__ASSIGNMENT__: Which lines have the string "dout"? Copy all of them from the entries below.

(Records from a data source)
%%

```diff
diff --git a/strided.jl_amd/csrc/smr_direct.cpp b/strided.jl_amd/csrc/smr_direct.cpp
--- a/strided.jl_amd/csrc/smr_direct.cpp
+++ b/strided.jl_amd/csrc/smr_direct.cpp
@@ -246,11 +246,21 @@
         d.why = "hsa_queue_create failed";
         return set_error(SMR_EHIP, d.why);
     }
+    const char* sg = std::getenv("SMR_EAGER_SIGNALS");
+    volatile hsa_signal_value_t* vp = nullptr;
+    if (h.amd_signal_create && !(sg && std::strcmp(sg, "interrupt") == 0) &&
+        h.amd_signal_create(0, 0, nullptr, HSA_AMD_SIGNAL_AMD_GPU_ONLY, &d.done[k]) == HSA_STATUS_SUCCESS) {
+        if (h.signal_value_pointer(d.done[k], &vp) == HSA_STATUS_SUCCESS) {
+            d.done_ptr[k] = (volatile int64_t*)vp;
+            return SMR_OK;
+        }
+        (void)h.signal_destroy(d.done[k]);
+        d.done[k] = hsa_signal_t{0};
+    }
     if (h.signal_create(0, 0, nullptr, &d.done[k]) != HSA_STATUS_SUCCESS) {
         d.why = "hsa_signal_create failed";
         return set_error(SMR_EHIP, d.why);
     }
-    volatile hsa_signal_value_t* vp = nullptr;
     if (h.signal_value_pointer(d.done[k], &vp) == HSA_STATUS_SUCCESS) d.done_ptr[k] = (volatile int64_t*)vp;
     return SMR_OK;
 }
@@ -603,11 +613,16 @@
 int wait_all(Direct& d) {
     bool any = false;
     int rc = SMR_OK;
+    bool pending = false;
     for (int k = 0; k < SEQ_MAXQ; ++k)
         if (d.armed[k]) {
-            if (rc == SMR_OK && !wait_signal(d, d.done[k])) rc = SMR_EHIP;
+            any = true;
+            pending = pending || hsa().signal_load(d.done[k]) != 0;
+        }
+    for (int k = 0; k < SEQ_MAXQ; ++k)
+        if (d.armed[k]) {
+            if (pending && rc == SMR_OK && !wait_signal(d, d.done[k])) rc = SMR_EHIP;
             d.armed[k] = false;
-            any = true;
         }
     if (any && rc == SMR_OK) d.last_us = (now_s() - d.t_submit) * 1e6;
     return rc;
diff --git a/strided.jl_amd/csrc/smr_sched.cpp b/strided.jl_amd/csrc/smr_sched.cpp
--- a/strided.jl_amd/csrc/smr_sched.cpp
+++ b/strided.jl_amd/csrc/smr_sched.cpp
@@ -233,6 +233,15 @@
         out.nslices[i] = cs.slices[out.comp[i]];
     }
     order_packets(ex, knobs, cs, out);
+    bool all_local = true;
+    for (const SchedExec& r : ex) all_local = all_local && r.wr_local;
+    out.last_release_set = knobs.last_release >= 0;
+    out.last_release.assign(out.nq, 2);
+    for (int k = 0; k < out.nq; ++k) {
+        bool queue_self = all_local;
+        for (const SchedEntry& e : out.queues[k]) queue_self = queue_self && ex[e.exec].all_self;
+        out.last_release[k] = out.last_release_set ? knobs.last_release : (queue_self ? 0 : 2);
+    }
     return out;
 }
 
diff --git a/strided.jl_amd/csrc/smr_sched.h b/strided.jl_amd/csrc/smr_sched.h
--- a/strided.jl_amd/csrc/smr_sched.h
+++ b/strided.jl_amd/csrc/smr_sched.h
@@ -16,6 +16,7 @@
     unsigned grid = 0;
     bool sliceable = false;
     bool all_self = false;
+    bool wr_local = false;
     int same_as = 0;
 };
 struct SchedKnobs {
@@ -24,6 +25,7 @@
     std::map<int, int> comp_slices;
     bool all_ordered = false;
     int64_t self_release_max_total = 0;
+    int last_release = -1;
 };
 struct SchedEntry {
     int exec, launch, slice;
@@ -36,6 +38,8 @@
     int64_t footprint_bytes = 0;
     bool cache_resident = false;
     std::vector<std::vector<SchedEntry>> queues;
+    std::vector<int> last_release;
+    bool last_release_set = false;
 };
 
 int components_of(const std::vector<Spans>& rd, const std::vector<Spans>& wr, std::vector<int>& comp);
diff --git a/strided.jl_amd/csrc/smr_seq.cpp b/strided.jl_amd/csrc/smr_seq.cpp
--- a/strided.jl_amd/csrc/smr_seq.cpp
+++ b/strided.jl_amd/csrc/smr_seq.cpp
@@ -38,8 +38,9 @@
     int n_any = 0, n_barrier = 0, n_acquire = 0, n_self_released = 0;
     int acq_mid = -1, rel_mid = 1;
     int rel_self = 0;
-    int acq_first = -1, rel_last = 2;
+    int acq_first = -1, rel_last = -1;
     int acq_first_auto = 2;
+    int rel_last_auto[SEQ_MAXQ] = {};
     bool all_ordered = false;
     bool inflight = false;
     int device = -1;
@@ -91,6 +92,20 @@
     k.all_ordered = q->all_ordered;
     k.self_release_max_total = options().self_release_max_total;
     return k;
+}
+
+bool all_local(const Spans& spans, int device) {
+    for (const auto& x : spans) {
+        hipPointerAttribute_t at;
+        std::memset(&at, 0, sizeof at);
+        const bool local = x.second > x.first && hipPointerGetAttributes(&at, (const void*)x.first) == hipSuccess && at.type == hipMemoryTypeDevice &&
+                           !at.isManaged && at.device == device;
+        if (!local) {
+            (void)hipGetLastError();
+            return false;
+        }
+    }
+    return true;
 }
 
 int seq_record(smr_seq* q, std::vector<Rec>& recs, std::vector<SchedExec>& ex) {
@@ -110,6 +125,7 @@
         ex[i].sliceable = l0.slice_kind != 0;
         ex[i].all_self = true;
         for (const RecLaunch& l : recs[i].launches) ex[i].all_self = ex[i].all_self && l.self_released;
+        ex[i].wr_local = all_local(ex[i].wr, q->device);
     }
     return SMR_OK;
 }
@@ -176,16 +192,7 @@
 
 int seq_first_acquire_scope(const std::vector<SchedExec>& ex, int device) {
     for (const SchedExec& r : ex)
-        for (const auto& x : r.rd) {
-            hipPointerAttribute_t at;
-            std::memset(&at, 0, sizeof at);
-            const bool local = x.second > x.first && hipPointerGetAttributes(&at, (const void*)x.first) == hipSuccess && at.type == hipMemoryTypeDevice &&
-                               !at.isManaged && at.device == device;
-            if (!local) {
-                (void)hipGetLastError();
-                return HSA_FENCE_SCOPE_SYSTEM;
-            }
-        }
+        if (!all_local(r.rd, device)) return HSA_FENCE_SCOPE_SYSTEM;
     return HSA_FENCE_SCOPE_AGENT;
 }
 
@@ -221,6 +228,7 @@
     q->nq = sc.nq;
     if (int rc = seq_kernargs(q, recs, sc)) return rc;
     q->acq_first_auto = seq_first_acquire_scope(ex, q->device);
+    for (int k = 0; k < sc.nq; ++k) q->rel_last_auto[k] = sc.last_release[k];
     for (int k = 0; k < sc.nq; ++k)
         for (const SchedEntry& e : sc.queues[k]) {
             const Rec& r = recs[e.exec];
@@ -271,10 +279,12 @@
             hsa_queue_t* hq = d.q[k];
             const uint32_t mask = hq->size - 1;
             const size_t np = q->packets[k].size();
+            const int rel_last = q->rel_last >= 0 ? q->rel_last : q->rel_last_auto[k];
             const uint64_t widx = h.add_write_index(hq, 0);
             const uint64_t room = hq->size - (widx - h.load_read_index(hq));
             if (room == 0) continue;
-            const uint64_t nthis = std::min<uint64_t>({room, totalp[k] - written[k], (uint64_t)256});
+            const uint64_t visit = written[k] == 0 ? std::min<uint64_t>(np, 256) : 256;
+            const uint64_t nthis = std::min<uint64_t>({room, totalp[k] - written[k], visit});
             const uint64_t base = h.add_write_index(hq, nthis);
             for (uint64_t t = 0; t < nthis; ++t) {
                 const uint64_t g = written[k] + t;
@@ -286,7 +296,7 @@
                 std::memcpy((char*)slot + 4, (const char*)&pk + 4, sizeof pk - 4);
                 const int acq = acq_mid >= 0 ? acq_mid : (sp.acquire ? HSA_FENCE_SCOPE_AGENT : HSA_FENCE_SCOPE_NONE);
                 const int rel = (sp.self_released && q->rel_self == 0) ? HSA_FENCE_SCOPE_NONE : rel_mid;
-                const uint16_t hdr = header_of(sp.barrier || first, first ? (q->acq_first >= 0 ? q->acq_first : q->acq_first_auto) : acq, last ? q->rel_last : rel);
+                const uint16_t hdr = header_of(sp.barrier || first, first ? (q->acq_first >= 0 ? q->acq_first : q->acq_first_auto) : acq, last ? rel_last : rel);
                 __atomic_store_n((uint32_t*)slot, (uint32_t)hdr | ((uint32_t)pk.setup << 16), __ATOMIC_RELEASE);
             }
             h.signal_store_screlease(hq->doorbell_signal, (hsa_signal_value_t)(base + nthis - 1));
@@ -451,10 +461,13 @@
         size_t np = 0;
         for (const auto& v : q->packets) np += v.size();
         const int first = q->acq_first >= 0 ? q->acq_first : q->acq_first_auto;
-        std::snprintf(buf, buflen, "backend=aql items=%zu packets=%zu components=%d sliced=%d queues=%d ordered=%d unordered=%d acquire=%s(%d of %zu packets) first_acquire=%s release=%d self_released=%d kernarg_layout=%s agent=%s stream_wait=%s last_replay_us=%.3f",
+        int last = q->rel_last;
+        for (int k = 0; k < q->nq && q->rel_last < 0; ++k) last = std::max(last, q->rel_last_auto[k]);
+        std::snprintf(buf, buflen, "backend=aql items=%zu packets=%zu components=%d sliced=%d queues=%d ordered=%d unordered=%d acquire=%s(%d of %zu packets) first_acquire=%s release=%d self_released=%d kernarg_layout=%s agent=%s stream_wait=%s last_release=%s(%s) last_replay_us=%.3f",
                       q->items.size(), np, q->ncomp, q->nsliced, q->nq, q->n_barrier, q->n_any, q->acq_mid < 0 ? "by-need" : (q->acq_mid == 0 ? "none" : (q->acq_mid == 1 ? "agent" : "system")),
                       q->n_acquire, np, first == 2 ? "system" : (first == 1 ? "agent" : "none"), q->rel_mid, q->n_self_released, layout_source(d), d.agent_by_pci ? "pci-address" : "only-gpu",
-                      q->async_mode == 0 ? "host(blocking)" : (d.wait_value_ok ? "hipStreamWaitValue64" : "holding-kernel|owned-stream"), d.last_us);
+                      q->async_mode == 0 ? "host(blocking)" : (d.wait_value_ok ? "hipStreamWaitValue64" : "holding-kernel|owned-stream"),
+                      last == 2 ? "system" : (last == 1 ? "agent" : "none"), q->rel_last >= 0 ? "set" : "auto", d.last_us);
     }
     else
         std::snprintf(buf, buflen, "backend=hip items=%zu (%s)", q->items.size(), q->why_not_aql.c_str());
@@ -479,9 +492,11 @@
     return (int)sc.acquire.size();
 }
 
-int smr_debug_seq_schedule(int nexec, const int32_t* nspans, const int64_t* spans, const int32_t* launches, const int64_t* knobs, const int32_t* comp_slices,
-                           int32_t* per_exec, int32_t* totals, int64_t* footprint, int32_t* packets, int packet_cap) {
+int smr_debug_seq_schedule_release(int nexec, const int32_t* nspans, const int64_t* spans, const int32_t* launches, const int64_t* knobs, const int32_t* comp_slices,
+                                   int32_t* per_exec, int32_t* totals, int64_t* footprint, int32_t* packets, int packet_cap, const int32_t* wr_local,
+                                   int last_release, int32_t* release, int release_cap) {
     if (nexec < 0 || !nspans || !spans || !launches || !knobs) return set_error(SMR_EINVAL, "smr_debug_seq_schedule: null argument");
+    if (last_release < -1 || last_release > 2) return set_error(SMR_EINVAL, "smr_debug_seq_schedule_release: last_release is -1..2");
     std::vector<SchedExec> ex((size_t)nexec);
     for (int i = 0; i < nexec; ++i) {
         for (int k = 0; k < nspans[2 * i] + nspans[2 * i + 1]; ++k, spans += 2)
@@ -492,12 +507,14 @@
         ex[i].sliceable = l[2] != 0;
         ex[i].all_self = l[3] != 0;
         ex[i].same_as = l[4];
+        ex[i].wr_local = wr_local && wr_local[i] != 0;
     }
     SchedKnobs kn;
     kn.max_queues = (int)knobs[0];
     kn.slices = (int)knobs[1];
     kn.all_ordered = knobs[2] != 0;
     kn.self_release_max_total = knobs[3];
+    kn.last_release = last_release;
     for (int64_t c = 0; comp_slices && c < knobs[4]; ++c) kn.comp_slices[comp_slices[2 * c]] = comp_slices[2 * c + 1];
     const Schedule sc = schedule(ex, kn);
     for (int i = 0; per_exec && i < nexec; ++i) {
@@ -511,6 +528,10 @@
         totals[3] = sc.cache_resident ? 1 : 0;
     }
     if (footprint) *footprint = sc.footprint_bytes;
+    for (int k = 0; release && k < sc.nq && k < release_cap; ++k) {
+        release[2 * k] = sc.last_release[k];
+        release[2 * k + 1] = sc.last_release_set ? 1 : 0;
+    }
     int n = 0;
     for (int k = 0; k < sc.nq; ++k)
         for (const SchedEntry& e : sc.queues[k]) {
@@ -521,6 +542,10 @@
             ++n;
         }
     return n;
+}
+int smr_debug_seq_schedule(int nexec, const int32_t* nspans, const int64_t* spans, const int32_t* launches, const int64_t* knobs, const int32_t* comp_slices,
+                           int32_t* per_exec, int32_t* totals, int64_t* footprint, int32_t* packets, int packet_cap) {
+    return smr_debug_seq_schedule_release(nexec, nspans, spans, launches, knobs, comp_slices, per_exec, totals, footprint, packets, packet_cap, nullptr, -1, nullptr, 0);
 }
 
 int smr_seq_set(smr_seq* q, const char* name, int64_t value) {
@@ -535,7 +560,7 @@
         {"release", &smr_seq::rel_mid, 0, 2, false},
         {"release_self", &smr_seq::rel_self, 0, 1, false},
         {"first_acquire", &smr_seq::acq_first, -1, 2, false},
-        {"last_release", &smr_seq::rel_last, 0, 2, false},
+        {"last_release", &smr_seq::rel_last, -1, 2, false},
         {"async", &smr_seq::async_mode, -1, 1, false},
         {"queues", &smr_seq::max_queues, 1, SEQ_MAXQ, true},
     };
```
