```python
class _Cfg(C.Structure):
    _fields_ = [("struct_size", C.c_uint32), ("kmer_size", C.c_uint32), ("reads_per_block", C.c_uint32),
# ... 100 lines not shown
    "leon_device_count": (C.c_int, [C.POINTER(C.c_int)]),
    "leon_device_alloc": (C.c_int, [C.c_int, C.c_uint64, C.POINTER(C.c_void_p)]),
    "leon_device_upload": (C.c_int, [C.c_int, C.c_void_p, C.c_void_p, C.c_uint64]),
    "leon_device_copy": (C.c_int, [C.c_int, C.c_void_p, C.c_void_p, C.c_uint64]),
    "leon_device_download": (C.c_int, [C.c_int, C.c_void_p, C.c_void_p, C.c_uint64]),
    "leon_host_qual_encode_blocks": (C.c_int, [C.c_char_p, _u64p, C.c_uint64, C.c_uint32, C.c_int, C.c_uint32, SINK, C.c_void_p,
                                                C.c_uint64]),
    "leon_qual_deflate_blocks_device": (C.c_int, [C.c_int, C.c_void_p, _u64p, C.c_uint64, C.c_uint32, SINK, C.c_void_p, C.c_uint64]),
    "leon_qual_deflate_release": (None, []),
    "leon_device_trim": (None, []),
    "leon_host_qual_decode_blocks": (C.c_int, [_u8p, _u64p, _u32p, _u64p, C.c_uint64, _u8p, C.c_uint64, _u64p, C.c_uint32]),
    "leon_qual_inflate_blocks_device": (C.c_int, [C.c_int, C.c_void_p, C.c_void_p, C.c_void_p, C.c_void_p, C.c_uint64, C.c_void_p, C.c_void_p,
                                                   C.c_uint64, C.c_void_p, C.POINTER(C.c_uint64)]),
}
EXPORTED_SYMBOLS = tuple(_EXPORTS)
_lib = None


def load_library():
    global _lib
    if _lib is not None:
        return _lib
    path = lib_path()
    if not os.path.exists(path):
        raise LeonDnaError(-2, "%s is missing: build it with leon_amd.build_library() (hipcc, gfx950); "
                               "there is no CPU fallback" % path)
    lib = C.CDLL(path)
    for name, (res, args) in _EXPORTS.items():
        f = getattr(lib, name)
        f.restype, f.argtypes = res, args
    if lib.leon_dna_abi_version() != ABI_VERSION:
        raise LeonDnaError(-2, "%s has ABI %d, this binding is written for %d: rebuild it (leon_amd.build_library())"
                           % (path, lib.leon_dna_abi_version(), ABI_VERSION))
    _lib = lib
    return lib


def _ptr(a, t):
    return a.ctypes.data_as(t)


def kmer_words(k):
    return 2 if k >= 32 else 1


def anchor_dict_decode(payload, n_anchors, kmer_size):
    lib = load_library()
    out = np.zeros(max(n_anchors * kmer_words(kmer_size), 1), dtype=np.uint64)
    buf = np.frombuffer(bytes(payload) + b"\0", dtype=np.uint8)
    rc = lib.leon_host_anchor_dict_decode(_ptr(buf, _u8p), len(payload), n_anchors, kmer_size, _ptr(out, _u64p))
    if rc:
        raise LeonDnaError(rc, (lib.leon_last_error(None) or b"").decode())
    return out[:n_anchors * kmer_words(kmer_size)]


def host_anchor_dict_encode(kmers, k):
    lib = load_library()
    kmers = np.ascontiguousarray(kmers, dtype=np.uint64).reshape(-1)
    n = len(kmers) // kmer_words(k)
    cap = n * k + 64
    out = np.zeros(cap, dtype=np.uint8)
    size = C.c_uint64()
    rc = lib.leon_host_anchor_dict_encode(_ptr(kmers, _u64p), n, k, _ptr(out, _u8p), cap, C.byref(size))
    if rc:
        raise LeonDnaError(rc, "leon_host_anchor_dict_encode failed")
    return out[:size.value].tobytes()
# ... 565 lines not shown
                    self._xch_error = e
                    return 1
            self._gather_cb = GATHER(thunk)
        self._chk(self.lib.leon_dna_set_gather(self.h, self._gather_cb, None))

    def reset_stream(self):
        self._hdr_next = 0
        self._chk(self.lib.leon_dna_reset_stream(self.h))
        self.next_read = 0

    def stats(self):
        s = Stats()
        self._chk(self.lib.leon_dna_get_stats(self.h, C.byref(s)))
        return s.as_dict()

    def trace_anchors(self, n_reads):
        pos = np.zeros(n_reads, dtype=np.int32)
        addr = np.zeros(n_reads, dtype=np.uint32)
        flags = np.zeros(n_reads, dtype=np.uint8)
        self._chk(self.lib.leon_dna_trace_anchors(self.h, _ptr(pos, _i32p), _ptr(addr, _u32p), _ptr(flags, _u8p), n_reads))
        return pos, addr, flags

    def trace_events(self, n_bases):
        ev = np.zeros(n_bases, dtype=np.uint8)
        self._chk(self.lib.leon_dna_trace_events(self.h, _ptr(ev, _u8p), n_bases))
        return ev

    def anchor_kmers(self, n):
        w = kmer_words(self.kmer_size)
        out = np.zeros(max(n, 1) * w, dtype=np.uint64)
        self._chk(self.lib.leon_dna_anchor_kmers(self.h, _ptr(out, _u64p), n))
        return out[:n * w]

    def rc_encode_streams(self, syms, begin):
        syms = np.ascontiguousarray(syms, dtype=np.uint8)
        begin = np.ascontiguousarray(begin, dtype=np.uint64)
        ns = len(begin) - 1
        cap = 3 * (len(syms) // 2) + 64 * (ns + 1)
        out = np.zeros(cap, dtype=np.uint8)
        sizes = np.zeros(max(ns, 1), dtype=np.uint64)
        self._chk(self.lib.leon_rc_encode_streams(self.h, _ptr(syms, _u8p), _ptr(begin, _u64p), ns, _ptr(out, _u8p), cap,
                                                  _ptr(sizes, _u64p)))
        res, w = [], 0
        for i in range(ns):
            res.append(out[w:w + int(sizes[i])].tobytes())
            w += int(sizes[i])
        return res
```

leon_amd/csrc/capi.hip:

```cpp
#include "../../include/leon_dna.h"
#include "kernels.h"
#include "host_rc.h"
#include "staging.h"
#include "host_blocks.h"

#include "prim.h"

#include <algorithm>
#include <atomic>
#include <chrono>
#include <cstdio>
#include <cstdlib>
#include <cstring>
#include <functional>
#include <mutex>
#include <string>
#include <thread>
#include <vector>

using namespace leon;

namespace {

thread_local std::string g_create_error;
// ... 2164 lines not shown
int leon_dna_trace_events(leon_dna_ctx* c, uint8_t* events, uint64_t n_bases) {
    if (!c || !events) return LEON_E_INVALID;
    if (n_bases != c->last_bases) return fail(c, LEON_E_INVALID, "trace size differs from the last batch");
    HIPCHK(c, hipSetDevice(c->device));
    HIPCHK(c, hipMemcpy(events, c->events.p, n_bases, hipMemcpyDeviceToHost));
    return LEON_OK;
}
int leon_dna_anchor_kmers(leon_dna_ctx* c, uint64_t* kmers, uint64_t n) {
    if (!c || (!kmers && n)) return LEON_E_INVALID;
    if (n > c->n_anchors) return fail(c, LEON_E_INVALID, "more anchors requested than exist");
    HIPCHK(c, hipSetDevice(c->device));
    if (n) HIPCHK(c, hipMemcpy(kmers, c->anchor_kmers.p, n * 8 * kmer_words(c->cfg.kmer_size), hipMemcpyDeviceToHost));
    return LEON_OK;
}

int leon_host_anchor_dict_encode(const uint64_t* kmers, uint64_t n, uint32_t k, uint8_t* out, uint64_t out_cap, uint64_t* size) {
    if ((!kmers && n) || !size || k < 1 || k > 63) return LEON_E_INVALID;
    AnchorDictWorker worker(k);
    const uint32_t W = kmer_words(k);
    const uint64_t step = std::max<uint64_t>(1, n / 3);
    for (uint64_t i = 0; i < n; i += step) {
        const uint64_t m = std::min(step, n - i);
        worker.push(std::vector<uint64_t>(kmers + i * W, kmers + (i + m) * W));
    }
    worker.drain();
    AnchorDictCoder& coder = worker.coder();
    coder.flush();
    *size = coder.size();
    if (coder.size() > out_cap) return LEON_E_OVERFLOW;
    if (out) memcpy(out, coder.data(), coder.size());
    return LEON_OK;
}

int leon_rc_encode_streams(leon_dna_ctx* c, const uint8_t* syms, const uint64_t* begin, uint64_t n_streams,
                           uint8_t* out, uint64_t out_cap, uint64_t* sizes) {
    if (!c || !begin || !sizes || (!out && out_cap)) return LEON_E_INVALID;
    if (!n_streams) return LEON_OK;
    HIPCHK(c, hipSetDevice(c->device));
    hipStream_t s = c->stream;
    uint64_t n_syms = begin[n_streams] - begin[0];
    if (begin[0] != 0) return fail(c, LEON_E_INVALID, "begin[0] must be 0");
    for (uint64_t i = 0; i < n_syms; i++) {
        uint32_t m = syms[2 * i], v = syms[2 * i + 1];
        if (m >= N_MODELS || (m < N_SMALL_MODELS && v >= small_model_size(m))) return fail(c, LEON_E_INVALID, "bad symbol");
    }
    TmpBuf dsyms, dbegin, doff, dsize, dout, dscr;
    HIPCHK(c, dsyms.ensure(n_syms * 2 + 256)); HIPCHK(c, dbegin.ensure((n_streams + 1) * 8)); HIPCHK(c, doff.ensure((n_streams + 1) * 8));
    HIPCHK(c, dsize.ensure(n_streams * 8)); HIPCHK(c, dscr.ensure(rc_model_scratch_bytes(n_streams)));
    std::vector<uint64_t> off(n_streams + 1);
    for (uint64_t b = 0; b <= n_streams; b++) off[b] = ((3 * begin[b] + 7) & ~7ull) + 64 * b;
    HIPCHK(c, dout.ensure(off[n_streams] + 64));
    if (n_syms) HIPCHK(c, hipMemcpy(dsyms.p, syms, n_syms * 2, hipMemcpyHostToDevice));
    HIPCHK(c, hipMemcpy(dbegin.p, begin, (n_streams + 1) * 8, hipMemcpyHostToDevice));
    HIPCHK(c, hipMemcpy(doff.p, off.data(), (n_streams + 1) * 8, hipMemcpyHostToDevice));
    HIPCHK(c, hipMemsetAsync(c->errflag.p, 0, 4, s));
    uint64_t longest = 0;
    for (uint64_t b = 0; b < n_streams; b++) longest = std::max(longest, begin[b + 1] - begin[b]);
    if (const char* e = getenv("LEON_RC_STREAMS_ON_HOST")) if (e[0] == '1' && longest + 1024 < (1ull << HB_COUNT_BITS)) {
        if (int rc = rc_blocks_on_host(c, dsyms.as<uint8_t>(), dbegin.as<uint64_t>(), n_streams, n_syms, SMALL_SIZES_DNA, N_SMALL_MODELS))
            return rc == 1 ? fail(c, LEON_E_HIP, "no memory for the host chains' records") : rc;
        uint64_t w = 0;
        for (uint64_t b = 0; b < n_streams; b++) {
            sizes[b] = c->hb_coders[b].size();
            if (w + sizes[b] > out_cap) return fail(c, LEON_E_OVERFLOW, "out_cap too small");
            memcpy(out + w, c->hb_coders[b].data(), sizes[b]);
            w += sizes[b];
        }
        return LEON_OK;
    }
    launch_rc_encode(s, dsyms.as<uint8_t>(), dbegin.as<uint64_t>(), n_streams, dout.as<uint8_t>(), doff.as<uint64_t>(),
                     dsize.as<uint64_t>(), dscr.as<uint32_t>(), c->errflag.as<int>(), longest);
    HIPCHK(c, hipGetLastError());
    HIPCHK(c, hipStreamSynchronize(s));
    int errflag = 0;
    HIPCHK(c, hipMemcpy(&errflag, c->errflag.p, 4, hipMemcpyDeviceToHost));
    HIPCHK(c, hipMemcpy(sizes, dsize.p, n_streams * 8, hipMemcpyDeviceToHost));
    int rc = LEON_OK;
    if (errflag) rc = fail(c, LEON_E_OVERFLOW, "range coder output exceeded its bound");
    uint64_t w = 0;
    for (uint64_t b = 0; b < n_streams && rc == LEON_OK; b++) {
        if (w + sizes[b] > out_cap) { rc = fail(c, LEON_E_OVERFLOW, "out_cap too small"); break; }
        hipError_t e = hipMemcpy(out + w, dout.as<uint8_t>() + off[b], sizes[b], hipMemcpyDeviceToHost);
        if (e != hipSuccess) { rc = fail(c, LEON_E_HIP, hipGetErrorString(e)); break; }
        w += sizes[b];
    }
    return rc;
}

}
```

%%

__PROBLEM SOLUTION__:
    TmpBuf dsyms, dbegin, doff, dsize, dout, dscr;
    HIPCHK(c, dout.ensure(off[n_streams] + 64));
    launch_rc_encode(s, dsyms.as<uint8_t>(), dbegin.as<uint64_t>(), n_streams, dout.as<uint8_t>(), doff.as<uint64_t>(),
        hipError_t e = hipMemcpy(out + w, dout.as<uint8_t>() + off[b], sizes[b], hipMemcpyDeviceToHost);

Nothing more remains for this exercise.